Mike Fisher Tue Aug 05, 2014 8:37 am

I would rough it up by hand a little and spray on top of it.

67 Sunroof Tue Aug 05, 2014 10:02 am

I am in the same predicament.
I sanded down to metal (5 coats) on doors, and quarters-never did any fenders, hood, deck lid and sprayed a light coat of duplicolor etching primer (spray bomb) over the metal to protect from surfaces rusting.

I have not done the interior at all and just got a quote from someone to soda blast the entire car (fenders, hood, deck lid, and body inside and out on a rotisserie) for $1300-$1500.
I think I'm just gonna bite the bullet and have him do the damn car.
The time I'm gonna spend sanding in the heat isn't gonna be worth it IMO.

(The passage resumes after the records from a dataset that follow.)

template <bool RAGGED>
__global__ __launch_bounds__(256, 2) void attn_x3_kernel(const float* __restrict__ qkv, float* __restrict__ ctx, int B, int Np,
                                                         int A) {
    __shared__ __attribute__((aligned(16))) unsigned short lds[2][2][2][KB * HD];

    const int tid = threadIdx.x, lane = tid & 63, wave = tid >> 6;
    const int li = lane & 31, lh = lane >> 5;
    const AttnTile at = attn_tile((Np + QB - 1) / QB, A);
    const int head = at.head, b = at.b;
    const int D = A * HD, ld = 3 * D;
    const size_t row0 = (size_t)b * Np;
    const size_t cls_row = (size_t)B * Np + b;
    const float* qbase = qkv + head * HD;
    const float* kbase = qkv + D + head * HD;
    const float* vbase = qkv + 2 * D + head * HD;
    const float c = 0.125f * LOG2E;

    const int q_local = at.rt * QB + wave * 32 + li;
    const bool q_valid = q_local < Np;
    const size_t q_row = row0 + (q_valid ? q_local : Np - 1);
    f32x4 qh[4], ql[4];
    float m_run, l_run;
    f32x16 o0[2], o1[2];
    {
        float part = 0.f;
#pragma unroll
        for (int s = 0; s < 4; ++s) {
            const float* qp = qbase + q_row * ld + 16 * s + 8 * lh;
            const float* kp = kbase + cls_row * ld + 16 * s + 8 * lh;
            const f32x4 qa = *(const f32x4*)qp, qb = *(const f32x4*)(qp + 4);
            const f32x4 ka = *(const f32x4*)kp, kb = *(const f32x4*)(kp + 4);
#pragma unroll
            for (int e = 0; e < 4; ++e) part = fmaf(qb[e], kb[e], fmaf(qa[e], ka[e], part));
            split8(qa, qb, qh[s], ql[s]);
        }
        m_run = part + __shfl_xor(part, 32, 64);
        l_run = lh == 0 ? 1.f : 0.f;
#pragma unroll
        for (int dt = 0; dt < 2; ++dt)
#pragma unroll
            for (int g4 = 0; g4 < 4; ++g4) {
// ... 11 lines not shown
    auto gload = [&](int kt) {
#pragma unroll
        for (int i = 0; i < 2; ++i) {
            int key = kt * KB + lr + 32 * i;
            if (RAGGED) key = min(key, Np - 1);
            const size_t off = (row0 + key) * ld + 8 * lc;
            rk[i][0] = *(const f32x4*)(kbase + off);
            rk[i][1] = *(const f32x4*)(kbase + off + 4);
            rv[i][0] = *(const f32x4*)(vbase + off);
            rv[i][1] = *(const f32x4*)(vbase + off + 4);
        }
    };
    auto swrite = [&](int buf) {
#pragma unroll
        for (int i = 0; i < 2; ++i) {
            const int key = lr + 32 * i;
            f32x4 hi, lo;
            split8(rk[i][0], rk[i][1], hi, lo);
            const int kpos = key * HD + ((lc ^ ((key >> 1) & 7)) << 3);
            *(f32x4*)&lds[buf][0][0][kpos] = hi;
            *(f32x4*)&lds[buf][0][1][kpos] = lo;
            split8(rv[i][0], rv[i][1], hi, lo);
            const int vpos = key * HD + ((lc ^ (((key >> 1) & 1) << 2)) << 3);
            *(f32x4*)&lds[buf][1][0][vpos] = hi;
            *(f32x4*)&lds[buf][1][1][vpos] = lo;
        }
    };
    const int k_off = li * HD;
    const int k_sw = (li >> 1) & 7;
    const int g = lane & 15, grp = lane >> 4, tq = g >> 2, tp = g & 3;
    const int v_row = 4 * (grp >> 1) + tq;
    const int v_sw = ((tq >> 1) & 1) << 2;
    const int v_dchunk = 2 * (grp & 1) + (tp >> 1), v_half = (tp & 1) * 4;

    const int nkt = (Np + KB - 1) / KB;
    gload(0);
    swrite(0);
    __syncthreads();
    for (int kt = 0; kt < nkt; ++kt) {
        const int buf = kt & 1;
        gload(min(kt + 1, nkt - 1));
        __builtin_amdgcn_sched_barrier(0);
        const unsigned short* Kh = lds[buf][0][0];
        const unsigned short* Kl = lds[buf][0][1];
        const unsigned short* Vh = lds[buf][1][0];
        const unsigned short* Vl = lds[buf][1][1];

        f32x16 st[2];
#pragma unroll
        for (int kb = 0; kb < 2; ++kb) {
            f32x16 s1;
#pragma unroll
            for (int r = 0; r < 16; ++r) st[kb][r] = s1[r] = 0.f;
#pragma unroll
            for (int s = 0; s < 4; ++s) {
                const int pos = kb * 32 * HD + k_off + (((2 * s + lh) ^ k_sw) << 3);
                const bf16x8 kh = __builtin_bit_cast(bf16x8, *(const f32x4*)&Kh[pos]);
                const bf16x8 kl = __builtin_bit_cast(bf16x8, *(const f32x4*)&Kl[pos]);
                st[kb] = H16<f16_t>::mfma(kh, __builtin_bit_cast(bf16x8, qh[s]), st[kb]);
                s1 = H16<f16_t>::mfma(kl, __builtin_bit_cast(bf16x8, qh[s]), s1);
                s1 = H16<f16_t>::mfma(kh, __builtin_bit_cast(bf16x8, ql[s]), s1);
            }
#pragma unroll
            for (int r = 0; r < 16; ++r) st[kb][r] = fmaf(s1[r], LO_INV, st[kb][r]);
        }
        if (RAGGED) {
#pragma unroll
            for (int kb = 0; kb < 2; ++kb)
#pragma unroll
                for (int r = 0; r < 16; ++r)
                    if (kt * KB + kb * 32 + kappa(r, lh) >= Np) st[kb][r] = -INFINITY;
        }
        float mx = fmaxf(st[0][0], st[1][0]);
#pragma unroll
        for (int r = 1; r < 16; r += 1) mx = fmaxf(fmaxf(mx, st[0][r]), st[1][r]);
        mx = fmaxf(mx, __shfl_xor(mx, 32, 64));
        const float m_new = fmaxf(m_run, mx);
        if (__builtin_amdgcn_ballot_w64(m_new > m_run) != 0) {
            const float alpha = __builtin_amdgcn_exp2f((m_run - m_new) * c);
// ... 36 lines not shown
                    const int row_a = kb * 32 + 16 * s + v_row;
                    const int ch = (4 * dt + v_dchunk) ^ v_sw;
                    const int p0 = row_a * HD + (ch << 3) + v_half, p8 = (row_a + 8) * HD + (ch << 3) + v_half;
                    const s16x4 hlo = __builtin_amdgcn_ds_read_tr16_b64_v4i16((__attribute__((address_space(3))) s16x4*)(Vh + p0));
                    const s16x4 hhi = __builtin_amdgcn_ds_read_tr16_b64_v4i16((__attribute__((address_space(3))) s16x4*)(Vh + p8));
                    const s16x4 llo = __builtin_amdgcn_ds_read_tr16_b64_v4i16((__attribute__((address_space(3))) s16x4*)(Vl + p0));
                    const s16x4 lhi = __builtin_amdgcn_ds_read_tr16_b64_v4i16((__attribute__((address_space(3))) s16x4*)(Vl + p8));
                    const bf16x8 vh = {hlo[0], hlo[1], hlo[2], hlo[3], hhi[0], hhi[1], hhi[2], hhi[3]};
                    const bf16x8 vl = {llo[0], llo[1], llo[2], llo[3], lhi[0], lhi[1], lhi[2], lhi[3]};
                    o0[dt] = H16<f16_t>::mfma(vh, pfh, o0[dt]);
                    o1[dt] = H16<f16_t>::mfma(vl, pfh, o1[dt]);
                    o1[dt] = H16<f16_t>::mfma(vh, pfl, o1[dt]);
                }
            }

        swrite(buf ^ 1);
        __syncthreads();
    }

    const float l_tot = l_run + __shfl_xor(l_run, 32, 64);
    const float inv = 1.0f / l_tot;
    if (q_valid) {
        float* out = ctx + q_row * (size_t)D + head * HD;
#pragma unroll
        for (int dt = 0; dt < 2; ++dt)
#pragma unroll
            for (int g4 = 0; g4 < 4; ++g4) {
                f32x4 t;
#pragma unroll
                for (int e = 0; e < 4; ++e) t[e] = fmaf(o1[dt][4 * g4 + e], LO_INV, o0[dt][4 * g4 + e]) * inv;
                *(f32x4*)(out + dt * 32 + 8 * g4 + 4 * lh) = t;
            }
    }
}

}
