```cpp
int irfd_bn_eval_affine_sets(const float* const* running_mean, const float* const* running_var,
                             const float* const* gamma, const float* const* beta, float eps, float* scale, float* shift,
                             int c, int nsets, irfd_stream_t stream);
int irfd_bn_finalize_sets(const float* psum, const float* psq, int tiles, int c, long long count, float eps,
                          float momentum, float* mean, float* rstd, float* const* running_mean,
                          float* const* running_var, int running_updates, int groups, int nsets,
                          irfd_stream_t stream);
int irfd_bn_apply_sets(const void* z, const float* mean, const float* rstd, const float* const* gamma,
                       const float* const* beta, const void* res, const float* mean2, const float* rstd2,
                       const float* const* gamma2, const float* const* beta2, void* out, void* mask_bits,
                       long long rows, int c, int relu, int groups, int nsets, irfd_stream_t stream);
int irfd_bn_backward_sets(const void* g1, const void* g2, const void* act, int act_is_bits, const void* z,
                          const float* mean, const float* rstd, const float* const* gamma, const float* const* beta,
                          void* dz, void* g_out, float* const* dgamma, float* const* dbeta, float grad_beta,
                          int batch_stats, long long rows, int c, int groups, int nsets, void* workspace,
                          long long workspace_bytes, irfd_stream_t stream);

int irfd_conv_gemm_bnbwd_grouped(const void* x, int n, int h, int w, int cin, const void* wk, int cout, int ksize,
                                 void* out, const void* bn_z, const float* bn_mean, const float* bn_rstd,
                                 const float* const* bn_gamma, const float* const* bn_beta, float* partial,
                                 int stat_groups, int wgroups, int force_block_n, irfd_stream_t stream);
int irfd_conv_gemm_bnbwd_res_grouped(const void* x, int n, int h, int w, int cin, const void* wk, int cout, int ksize,
                                     void* out, const void* bn_z, const float* bn_mean, const float* bn_rstd,
                                     const void* g2, const void* mask_bits, float* partial, int stat_groups,
                                     int wgroups, int force_block_n, irfd_stream_t stream);
int irfd_bn_backward_finish_sets(const void* g, const void* z, const float* mean, const float* rstd,
                                 const float* const* gamma, void* dz, float* const* dgamma, float* const* dbeta,
                                 float grad_beta, int batch_stats, long long rows, int c, int groups, int nsets,
                                 const float* partial, int tiles, void* workspace, long long workspace_bytes,
                                 irfd_stream_t stream);

int irfd_pack_conv_weight(const float* w, void* dst, int o, int i, int taps, int mode, int kpad, irfd_stream_t stream);
int irfd_im2col_stem(const float* x, void* col, int n, int h, int w, int kpad, irfd_stream_t stream);
int irfd_im2col_3x3s2(const void* a, void* col, int n, int h, int w, int c, irfd_stream_t stream);
int irfd_col2im_3x3s2(const void* dcol, void* dx, int n, int h, int w, int c, irfd_stream_t stream);
int irfd_subsample2(const void* a, void* out, int n, int h, int w, int c, irfd_stream_t stream);
int irfd_scatter_add_s2(const void* a, const void* b, void* out, int n, int h, int w, int c, irfd_stream_t stream);
int irfd_maxpool_fwd(const void* a, void* out, void* argmax, int n, int h, int w, int c, irfd_stream_t stream);
int irfd_maxpool_bwd(const void* dout, const void* dout2, const void* argmax, void* dx, int n, int h, int w, int c,
// ... 73 lines not shown
```

speak_hack_b200/csrc/bn.cu:

```cuda
#include "host_util.h"
#include "rowvec.cuh"

namespace irfd {

constexpr int kMaxGroups = 4;
constexpr int kMaxSets = 4;
struct FSet {
  const float* p[kMaxSets];
};
struct FSetM {
  float* p[kMaxSets];
};
constexpr int kFinCh = 8;
constexpr int kFinLanes = 64;
constexpr int kFinThreads = kFinCh * kFinLanes;
constexpr int kFinWarps = kFinThreads / 32;
constexpr int kFinBatch = 8;

__device__ __forceinline__ void fin_partial_sums(const float* __restrict__ p0, const float* __restrict__ p1, size_t stride0,
                                                 size_t stride1, int n, int lane, double& a, double& b) {
  a = 0.0;
  b = 0.0;
  for (int t = lane; t < n; t += kFinLanes * kFinBatch) {
    float x[kFinBatch], y[kFinBatch];
#pragma unroll
    for (int u = 0; u < kFinBatch; ++u) {
      const int tt = t + u * kFinLanes;
      x[u] = tt < n ? __ldg(p0 + (size_t)tt * stride0) : 0.f;
      y[u] = tt < n ? __ldg(p1 + (size_t)tt * stride1) : 0.f;
    }
#pragma unroll
    for (int u = 0; u < kFinBatch; ++u) {
      a += (double)x[u];
      b += (double)y[u];
    }
  }
}

__device__ __forceinline__ void fin_block_sums(double& a, double& b, double (*sa)[kFinCh], double (*sb)[kFinCh]) {
#pragma unroll
  for (int o = kFinCh; o < 32; o <<= 1) {
    a += __shfl_xor_sync(0xffffffffu, a, o);
    b += __shfl_xor_sync(0xffffffffu, b, o);
  }
  const int w = threadIdx.x >> 5, l = threadIdx.x & 31;
  __syncthreads();
  if (l < kFinCh) {
    sa[w][l] = a;
    sb[w][l] = b;
  }
  __syncthreads();
  if (threadIdx.x < kFinCh) {
    a = 0.0;
    b = 0.0;
#pragma unroll 8
    for (int i = 0; i < kFinWarps; ++i) {
      a += sa[i][threadIdx.x];
      b += sb[i][threadIdx.x];
    }
  }
}

__global__ void __launch_bounds__(kFinThreads, 2)
bn_finalize_kernel(const float* __restrict__ psum, const float* __restrict__ psq, int tiles, int C, double count,
                   float eps, float momentum, float* __restrict__ mean, float* __restrict__ rstd, FSetM running_mean_s,
                   FSetM running_var_s, int running_updates, int groups) {
  __shared__ double s_sum[kFinWarps][kFinCh];
  __shared__ double s_sq[kFinWarps][kFinCh];
  const int cl = threadIdx.x & (kFinCh - 1);
  const int lane = threadIdx.x / kFinCh;
  const int c = blockIdx.x * kFinCh + cl;
  psum += (size_t)blockIdx.y * groups * tiles * C;
  psq += (size_t)blockIdx.y * groups * tiles * C;
  mean += (size_t)blockIdx.y * groups * C;
  rstd += (size_t)blockIdx.y * groups * C;
  float* running_mean = running_mean_s.p[blockIdx.y];
  float* running_var = running_var_s.p[blockIdx.y];
  double gm[kMaxGroups], gv[kMaxGroups];
#pragma unroll
  for (int g = 0; g < kMaxGroups; ++g) {
    if (g < groups) {
      double a, b;
      fin_partial_sums(psum + (size_t)g * tiles * C + c, psq + (size_t)g * tiles * C + c, C, C, tiles, lane, a, b);
      fin_block_sums(a, b, s_sum, s_sq);
      if (threadIdx.x < kFinCh) {
        const double m = a / count;
        double var = b / count - m * m;
        if (var < 0.0) var = 0.0;
        mean[(size_t)g * C + c] = (float)m;
        rstd[(size_t)g * C + c] = (float)(1.0 / sqrt(var + (double)eps));
        gm[g] = m;
        gv[g] = count > 1.0 ? var * count / (count - 1.0) : var;
      }
    }
  }
  if (threadIdx.x < kFinCh && running_mean != nullptr) {
    float rm = running_mean[c], rv = running_var[c];
    for (int u = 0; u < running_updates; ++u)
#pragma unroll
      for (int i = 0; i < kMaxGroups; ++i) {
        if (i < groups) {
          const int g = (u & 1) ? groups - 1 - i : i;
          double mg = gm[0], vg = gv[0];
#pragma unroll
          for (int k = 1; k < kMaxGroups; ++k)
            if (k == g) {
              mg = gm[k];
              vg = gv[k];
            }
          rm = (1.f - momentum) * rm + momentum * (float)mg;
          rv = (1.f - momentum) * rv + momentum * (float)vg;
        }
      }
    running_mean[c] = rm;
    running_var[c] = rv;
  }
}

__global__ void bn_running_update_kernel(const float* __restrict__ mean, const float* __restrict__ rstd, float eps,
                                         double count, float momentum, float* __restrict__ running_mean,
                                         float* __restrict__ running_var, int C) {
  const int c = blockIdx.x * blockDim.x + threadIdx.x;
  if (c >= C) return;
  const double r = (double)rstd[c];
  double var = 1.0 / (r * r) - (double)eps;
  if (var < 0.0) var = 0.0;
  const double unbiased = count > 1.0 ? var * count / (count - 1.0) : var;
  running_mean[c] = (1.f - momentum) * running_mean[c] + momentum * mean[c];
  running_var[c] = (1.f - momentum) * running_var[c] + momentum * (float)unbiased;
}

__global__ void bn_eval_affine_kernel(const float* __restrict__ running_mean, const float* __restrict__ running_var,
                                      const float* __restrict__ gamma, const float* __restrict__ beta, float eps,
                                      float* __restrict__ scale, float* __restrict__ shift, int C) {
  const int c = blockIdx.x * blockDim.x + threadIdx.x;
// ... 130 lines not shown
                                                   const float (&m)[8], const float (&rs)[8], const float (&ga)[8],
                                                   const float (&be)[8], float (&g)[8]) {
  unpack8(qg, g);
  if (HAS_G2) {
    float h[8];
    unpack8(qh, h);
#pragma unroll
    for (int t = 0; t < 8; ++t) g[t] += h[t];
  }
  if (MASK == 1) {
    float a[8];
    unpack8(qa, a);
#pragma unroll
    for (int t = 0; t < 8; ++t) g[t] = a[t] > 0.f ? g[t] : 0.f;
  } else if (MASK == 2) {
#pragma unroll
    for (int t = 0; t < 8; ++t) g[t] = (ga[t] * ((zz[t] - m[t]) * rs[t]) + be[t]) > 0.f ? g[t] : 0.f;
  } else if (MASK == 3) {
#pragma unroll
    for (int t = 0; t < 8; ++t) g[t] = ((qa.x >> t) & 1u) ? g[t] : 0.f;
  }
}

template <bool HAS_G2, int MASK, bool G_OUT>
__global__ void __launch_bounds__(kRvThreads, 2)
bn_bwd_reduce_kernel(const __nv_bfloat16* __restrict__ g1, const __nv_bfloat16* __restrict__ g2,
                     const __nv_bfloat16* __restrict__ act, const __nv_bfloat16* __restrict__ z,
                     const float* __restrict__ mean, const float* __restrict__ rstd, FSet gamma_s, FSet beta_s,
                     float* __restrict__ partial, __nv_bfloat16* __restrict__ g_out, long long rows, int C,
                     int rows_per_blk, int gps, int reverse) {
  constexpr int RB = kRowBatch;
  const unsigned bx = reverse ? gridDim.x - 1 - blockIdx.x : blockIdx.x;
  const unsigned by = reverse ? gridDim.y - 1 - blockIdx.y : blockIdx.y;
  const float* __restrict__ gamma = gamma_s.p[by / gps];
  const float* __restrict__ beta = beta_s.p[by / gps];
  extern __shared__ float red_smem[];
  RowVec rv(C);
  {
    const size_t goff = (size_t)by * rows * C;
    g1 += goff;
    if (HAS_G2) g2 += goff;
    if (MASK == 1) act += goff;
    if (MASK == 3) act = reinterpret_cast<const __nv_bfloat16*>(reinterpret_cast<const uint8_t*>(act) + (goff >> 3));
    z += goff;
    if (G_OUT) g_out += goff;
    mean += (size_t)by * C;
    rstd += (size_t)by * C;
    partial += (size_t)by * gridDim.x * 2 * C;
  }
  float acc[2][8];
#pragma unroll
  for (int t = 0; t < 8; ++t) acc[0][t] = acc[1][t] = 0.f;
  if (rv.active) {
// ... 19 lines not shown
          qz[u] = ldg16(z + off);
          if (MASK == 1) qa[u] = ldg16(act + off);
          if (MASK == 3) qa[u].x = __ldg(reinterpret_cast<const uint8_t*>(act) + (off >> 3));
        }
      }
#pragma unroll
      for (int u = 0; u < RB; ++u) {
        const long long rr = r + (long long)u * rv.rows_par;
        if (rr < r1) {
          float g[8], zz[8];
          unpack8(qz[u], zz);
          bn_bwd_masked_grad<HAS_G2, MASK>(qg[u], qh[u], qa[u], zz, m, rs, ga, be, g);
          if (G_OUT) store8(g_out + (size_t)rr * C + rv.cv * 8, g);
#pragma unroll
          for (int t = 0; t < 8; ++t) {
            acc[0][t] += g[t];
            acc[1][t] += g[t] * ((zz[t] - m[t]) * rs[t]);
          }
        }
      }
    }
  }
  block_reduce_rows<2>(rv, C, acc, red_smem, partial + (size_t)bx * 2 * C, (size_t)C);
}

__global__ void __launch_bounds__(kFinThreads, 2)
bn_bwd_finalize_kernel(const float* __restrict__ partial, int nblk, int C, double count, FSetM dgamma_s, FSetM dbeta_s,
                       float beta_acc, float* __restrict__ c1, float* __restrict__ c2, int batch_stats, int groups) {
  __shared__ double s0s[kFinWarps][kFinCh];
  __shared__ double s1s[kFinWarps][kFinCh];
  const int cl = threadIdx.x & (kFinCh - 1);
  const int lane = threadIdx.x / kFinCh;
  const int c = blockIdx.x * kFinCh + cl;
  partial += (size_t)blockIdx.y * groups * nblk * 2 * C;
  c1 += (size_t)blockIdx.y * groups * C;
  c2 += (size_t)blockIdx.y * groups * C;
  float* __restrict__ dgamma = dgamma_s.p[blockIdx.y];
  float* __restrict__ dbeta = dbeta_s.p[blockIdx.y];
  double tot0 = 0.0, tot1 = 0.0;
  for (int g = 0; g < groups; ++g) {
    const float* pg = partial + (size_t)g * nblk * 2 * C + c;
    double s0, s1;
    fin_partial_sums(pg, pg + C, (size_t)2 * C, (size_t)2 * C, nblk, lane, s0, s1);
    fin_block_sums(s0, s1, s0s, s1s);
    if (threadIdx.x < kFinCh) {
      c1[(size_t)g * C + c] = batch_stats ? (float)(s0 / count) : 0.f;
      c2[(size_t)g * C + c] = batch_stats ? (float)(s1 / count) : 0.f;
      tot0 += s0;
      tot1 += s1;
    }
  }
  if (threadIdx.x < kFinCh) {
    dbeta[c] = (beta_acc != 0.f ? beta_acc * dbeta[c] : 0.f) + (float)tot0;
    dgamma[c] = (beta_acc != 0.f ? beta_acc * dgamma[c] : 0.f) + (float)tot1;
  }
}

template <bool HAS_G2, int MASK, bool G_OUT>
__global__ void __launch_bounds__(kRvThreads, 2)
bn_bwd_apply_kernel(const __nv_bfloat16* __restrict__ g1, const __nv_bfloat16* __restrict__ g2,
                    const __nv_bfloat16* __restrict__ act, const __nv_bfloat16* __restrict__ z,
                    const float* __restrict__ mean, const float* __restrict__ rstd, FSet gamma_s, FSet beta_s,
                    const float* __restrict__ c1, const float* __restrict__ c2, __nv_bfloat16* __restrict__ dz,
                    __nv_bfloat16* __restrict__ g_out, long long rows, int C, int rows_per_blk, int gps) {
  constexpr int RB = kRowBatch;
  RowVec rv(C);
  if (!rv.active) return;
  const float* __restrict__ gamma = gamma_s.p[blockIdx.y / gps];
  const float* __restrict__ beta = beta_s.p[blockIdx.y / gps];
  {
    const size_t goff = (size_t)blockIdx.y * rows * C;
    g1 += goff;
    if (HAS_G2) g2 += goff;
    if (MASK == 1) act += goff;
    if (MASK == 3) act = reinterpret_cast<const __nv_bfloat16*>(reinterpret_cast<const uint8_t*>(act) + (goff >> 3));
    z += goff;
    dz += goff;
// ... 49 lines not shown
static int zigzag() {
  static int v = [] {
    const char* e = getenv("IRFD_ZIGZAG");
    return e ? atoi(e) : 1;
  }();
  return v;
}
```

Thrasher22 Tue Aug 05, 2014 10:28 am

I also did the same thing and had to remove stupid rustoleum from just about everywhere on my bus after I finished welding. :evil:

Filler "might" be okay, but the problem is rustoleum is an oil based and things that aren't oil based don't like to stick to it. I had no issues touching up primer with non-oil based spray bombs, then spraying with "real" auto paint after.

So unless you're planning on sticking with oil based top coats or find a filler that is compatible, I'd removed it as thoroughly as possible. You should still sand the primer after it sitting that long for adhesion.